I'm converting a Tensorflow transformer model to Pytorch equivalent.
In TF multi-head attention part of the code I have:
att = layers.MultiHeadAttention(num_heads=6, key_dim=4)
and the input
shape is [None, 136, 4]
where None is the batch size, 136 is sequence length and 4 is embedding dimension. num_heads
is number of heads and key_dim
is dimension of each head.
It gets the input as : att(query=input, value=input)

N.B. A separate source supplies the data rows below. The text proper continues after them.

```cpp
const LevelInfo* Network::inference_levels(hipStream_t s, const uint8_t** image, size_t n_max) const
{
  static const int env_mode = [] { const char* e = std::getenv("VNR_AMD_BRICK"); return e ? std::atoi(e) : -1; }();
  const int mode = brick_mode_ >= 0 ? brick_mode_ : env_mode;
  *image = nullptr;
  if (mode == 0 || brick_refused_) return levels_dev_.ptr;
  if (brick_tier_ != 2 || !brick_valid_) {
    if (brick_stable_calls_ < 0xffffffffu) ++brick_stable_calls_;
    const bool want_full = mode == 1 || brick_stable_calls_ > brick_after_now();
    if (want_full) {
      build_brick_image(s, false);
      if (brick_valid_ && brick_tier_ == 2) { ++brick_builds_; brick_served_calls_ = 0; }
    } else if (!brick_valid_ && !brick_small_refused_ && n_max >= kBrickSmallMinLaunch && brick_small_budget() > 0.0 && cfg_.n_features <= 2u) {
      build_brick_image(s, true);
      if (brick_valid_) ++brick_small_builds_;
    }
    if (!brick_valid_) return levels_dev_.ptr;
  }
  if (brick_served_calls_ < 0xffffffffu) ++brick_served_calls_;
  *image = brick_image_.ptr;
  return levels_brick_dev_.ptr;
}

void Network::set_params_f16(const uint16_t* host, size_t count, hipStream_t s)
{
  if (count != n_params_) throw std::runtime_error("parameter count mismatch: got " + std::to_string(count) + ", model has " + std::to_string(n_params_));
  VNR_HIP_CHECK(hipMemcpyAsync(params_f16_.ptr, host, count * sizeof(uint16_t), hipMemcpyHostToDevice, s));
  if (opt_state_.count == n_params_) launch_master_from_f16(params_f16_.ptr, opt_state_.ptr, n_params_, false, s);
  ++params_generation_;
  refresh_inference_weights(s);
  VNR_HIP_CHECK(hipStreamSynchronize(s));
}

void Network::get_params_f16(uint16_t* host, size_t count, hipStream_t s) const
{
  if (count != n_params_) throw std::runtime_error("parameter count mismatch");
  VNR_HIP_CHECK(hipMemcpyAsync(host, params_f16_.ptr, count * sizeof(uint16_t), hipMemcpyDeviceToHost, s));
  VNR_HIP_CHECK(hipStreamSynchronize(s));
}

Json Network::serialize_params(hipStream_t s) const
{
  std::vector<uint16_t> host(n_params_);
  get_params_f16(host.data(), n_params_, s);
  Json j = Json::object();
  j["n_params"] = (uint64_t)n_params_;
  j["params_type"] = "__half";
  j["params_binary"] = Json::binary(host.data(), host.size() * sizeof(uint16_t));
  return j;
}

void Network::deserialize_params(const Json& j, hipStream_t s)
{
  const size_t n = (size_t)j.at("n_params").as_int();
  if (n != n_params_) throw std::runtime_error("Can't set params because buffer has the wrong size: " + std::to_string(n) + " vs " + std::to_string(n_params_));
  const std::string type = j.at("params_type").as_string();
  const std::string& bin = j.at("params_binary").as_binary();
  std::vector<uint16_t> host(n);
  if (type == "__half") {
    if (bin.size() != n * 2) throw std::runtime_error("params_binary has the wrong size");
    std::memcpy(host.data(), bin.data(), n * 2);
  } else if (type == "float") {
    if (bin.size() != n * 4) throw std::runtime_error("params_binary has the wrong size");
    const float* f = (const float*)bin.data();
    for (size_t i = 0; i < n; ++i) host[i] = f32_to_f16(f[i]);
  } else {
    throw std::runtime_error("Unknown params_type: " + type);
  }
  set_params_f16(host.data(), n, s);
  if (j.contains("optimizer") || j.contains("step")) {  }
}

void Network::inference(const float* d_coords, float* d_out, size_t n, const uint32_t* d_n, size_t n_max, hipStream_t s,
                        const uint32_t* d_dest) const
{
  const uint8_t* image;
  const LevelInfo* levels = inference_levels(s, &image, d_n ? n_max : n);
  GridDevice grid = grid_;
  grid.n_levels = n_active_levels();
  launch_fused(0, grid, in_width_, fused_mlp(), levels, params_f16_.ptr + n_mlp_, n_grid_params() * 2, d_coords, d_out, nullptr, nullptr, n, d_n, n_max, s, d_dest, 0, image);
}

bool Network::inference_queue(const float* d_records, float* d_out, uint32_t out_stride, const uint32_t* d_n, size_t n_max, hipStream_t s,
                              uint32_t sharers, const PackArgs* pack) const
{
  const uint8_t* image;
  const LevelInfo* levels = inference_levels(s, &image, n_max);
  GridDevice grid = grid_;
  grid.n_levels = n_active_levels();
  if (cfg_.n_neurons == 128u) pack = nullptr;
  launch_fused(0, grid, in_width_, fused_mlp(), levels, params_f16_.ptr + n_mlp_, n_grid_params() * 2, d_records, d_out, nullptr, nullptr, 0, d_n, n_max, s, nullptr,
               out_stride, image, sharers, pack);
  return pack != nullptr;
}

FusedMlp Network::fused_mlp() const
{
  const bool wglobal = !weights_in_lds();
  return FusedMlp{mlp_packed_.ptr, lds_halves_, cfg_.n_neurons, n_hidden_matmuls(), cfg_.activation, cfg_.output_activation, !common_kind() || wglobal, wglobal,
                  cfg_.quantize_threshold};
}

bool Network::tile_net(TileNet* out, hipStream_t s) const
{
  if (!weights_in_lds()) return false;
  if (n_grid_params() * 2 >= (1ull << 32)) throw std::runtime_error("hash table >= 4 GiB is not supported");
  const uint8_t* image;
  const LevelInfo* levels = inference_levels(s, &image, kBrickSmallMinLaunch);
  out->levels = levels;
  out->n_levels = n_active_levels();
  out->interpolation = grid_.interpolation;
  out->table = (const half_t*)(params_f16_.ptr + n_mlp_);
  out->table_bytes = (uint32_t)(n_grid_params() * 2);
  out->brick_image = image;
  out->packed_mlp = (const half_t*)mlp_packed_.ptr;
  out->lds_halves = lds_halves_;
  out->n_hidden_matmuls = n_hidden_matmuls();
  out->activation = cfg_.activation;
  out->output_activation = cfg_.output_activation;
  out->n_features = grid_.n_features;
  out->in_width = in_width_;
  out->width = cfg_.n_neurons;
  out->general = common_kind() ? 0u : 1u;
  out->quantize_threshold = cfg_.quantize_threshold;
  return true;
}

void Network::encode(const float* d_coords, uint16_t* d_features, size_t n, hipStream_t s) const
{
  const uint8_t* image;
  const LevelInfo* levels = inference_levels(s, &image, n);
  GridDevice grid = grid_;
  grid.n_levels = n_active_levels();
  launch_fused(1, grid, in_width_, fused_mlp(), levels, params_f16_.ptr + n_mlp_, n_grid_params() * 2, d_coords, nullptr, d_features, nullptr, n, nullptr, n, s, nullptr, 0, image);
}

size_t Network::bytes_allocated() const
{
  return brick_image_.bytes() + params_f16_.bytes() + mlp_packed_.bytes() + mlp_packed_T_.bytes() + opt_state_.bytes() + grads_.bytes() + grads_f32_.bytes() + ws_features_.bytes() + ws_acts_.bytes() + ws_dfeat_.bytes() + ws_loss_.bytes();
}

}
```

instantvnr_amd/csrc/network_infer.hip:

```cpp
#include "infer_kernel.h"

namespace vnr {

__global__ void pack_mlp_kernel(const half_t* __restrict__ params, half_t* __restrict__ packed, half_t* __restrict__ packedT, uint32_t in_width,
                                uint32_t W, uint32_t nh)
{
  const uint32_t RW = mlp_rows_padded(W), KS = W / 16u, step = 16u * RW, hidden = KS * step;
  const uint32_t total = packed_mlp_halves(in_width, W, nh), totalT = packedT ? packedT_halves(in_width, W, nh) : 0u;
  const uint32_t l1 = (in_width / 16u) * step;
  const uint32_t first_sz = W * in_width;
  for (uint32_t e = blockIdx.x * blockDim.x + threadIdx.x; e < total + totalT; e += gridDim.x * blockDim.x) {
    half_t v = (half_t)0.0f;
    if (e < total) {
      if (e < l1) {
        const uint32_t j = e & 7u, q = e >> 3, row = q % RW, hs = q / RW, h = hs & 1u, s = hs >> 1;
        if (row < W) v = params[row * in_width + 16u * s + 8u * h + j];
      } else if (e < l1 + nh * hidden) {
        const uint32_t r = e - l1, layer = r / hidden, qq = r % hidden;
        const uint32_t j = qq & 7u, q = qq >> 3, row = q % RW, hs = q / RW, h = hs & 1u, s = hs >> 1;
        const uint32_t k = 16u * s + 8u * (j >> 2) + 4u * h + (j & 3u);
        if (row < W) v = params[first_sz + layer * W * W + row * W + k];
      } else {
        const uint32_t q = e - l1 - nh * hidden;
        const uint32_t j = q & 7u, h = (q >> 3) & 1u, s = q >> 4;
        const uint32_t k = 16u * s + 8u * (j >> 2) + 4u * h + (j & 3u);
        v = params[first_sz + nh * W * W + k];
      }
      packed[e] = v;
    } else {
      const uint32_t t = e - total;
      const uint32_t rp = ((in_width + 31u) / 32u) * 32u;
      if (t < KS * 16u) {
        const uint32_t j = t & 7u, h = (t >> 3) & 1u, s = t >> 4;
        v = params[first_sz + nh * W * W + 16u * s + 8u * (j >> 2) + 4u * h + (j & 3u)];
      } else if (t < KS * 16u + nh * hidden) {
        const uint32_t r = t - KS * 16u, layer = r / hidden, qq = r % hidden;
        const uint32_t j = qq & 7u, q = qq >> 3, row = q % RW, hs = q / RW, h = hs & 1u, s = hs >> 1;
        const uint32_t kk = 16u * s + 8u * (j >> 2) + 4u * h + (j & 3u);
        if (row < W) v = params[first_sz + layer * W * W + kk * W + row];
      } else {
        const uint32_t qq = t - KS * 16u - nh * hidden;
        const uint32_t j = qq & 7u, q = qq >> 3, row = q % rp, hs = q / rp, h = hs & 1u, s = hs >> 1;
        const uint32_t kk = 16u * s + 8u * (j >> 2) + 4u * h + (j & 3u);
        if (row < in_width) v = params[kk * in_width + row];
      }
      packedT[t] = v;
    }
  }
}

void launch_pack_mlp(const uint16_t* params, uint16_t* packed, uint16_t* packedT, uint32_t in_width, uint32_t W, uint32_t n_hidden_matmuls, hipStream_t s)
{
  const uint32_t total = packed_mlp_halves(in_width, W, n_hidden_matmuls) + (packedT ? packedT_halves(in_width, W, n_hidden_matmuls) : 0u);
  pack_mlp_kernel<<<div_round_up(total, 256), 256, 0, s>>>((const half_t*)params, (half_t*)packed, (half_t*)packedT, in_width, W, n_hidden_matmuls);
}

#define VNR_DECL(name) void name(int mode, uint32_t F, uint32_t K_IN, const InferArgs& a, size_t n_max, hipStream_t s)
VNR_DECL(launch_fused_w16); VNR_DECL(launch_fused_w32); VNR_DECL(launch_fused_w64); VNR_DECL(launch_fused_w128);
VNR_DECL(launch_fused_w16g); VNR_DECL(launch_fused_w32g); VNR_DECL(launch_fused_w64g); VNR_DECL(launch_fused_w128g);
#undef VNR_DECL
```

In pyTorch, the MHA is defined as att = nn.MultiheadAttention(embed_dim, num_heads)
where embed_dim
is the dimension of the model (Not dim of each head) and it must be divisible by num_heads = 6
.
Since the input shape is [None, 136, 4]
and 4 is not divisible by 6, Pytorch rises an error about divisibility. how should I change my input to be able to use Pytorch instead of TF?
If key_dim
in Tf is 4 and it has 6 heads, the whole model's dimension must be 46. I defined embed_dim
in PyTorch equal to 46 but because of input size of [None, 136, 4]
, Pytorch rises error for dimension saying " expected input of size 24 but got 4".
Is it ok to repeat my input for num_head
times to fix the problem?
Does TF feeds the input directly to each head without dividing it to number of heads?
How can I convert TF MHA to Pytorch MHA?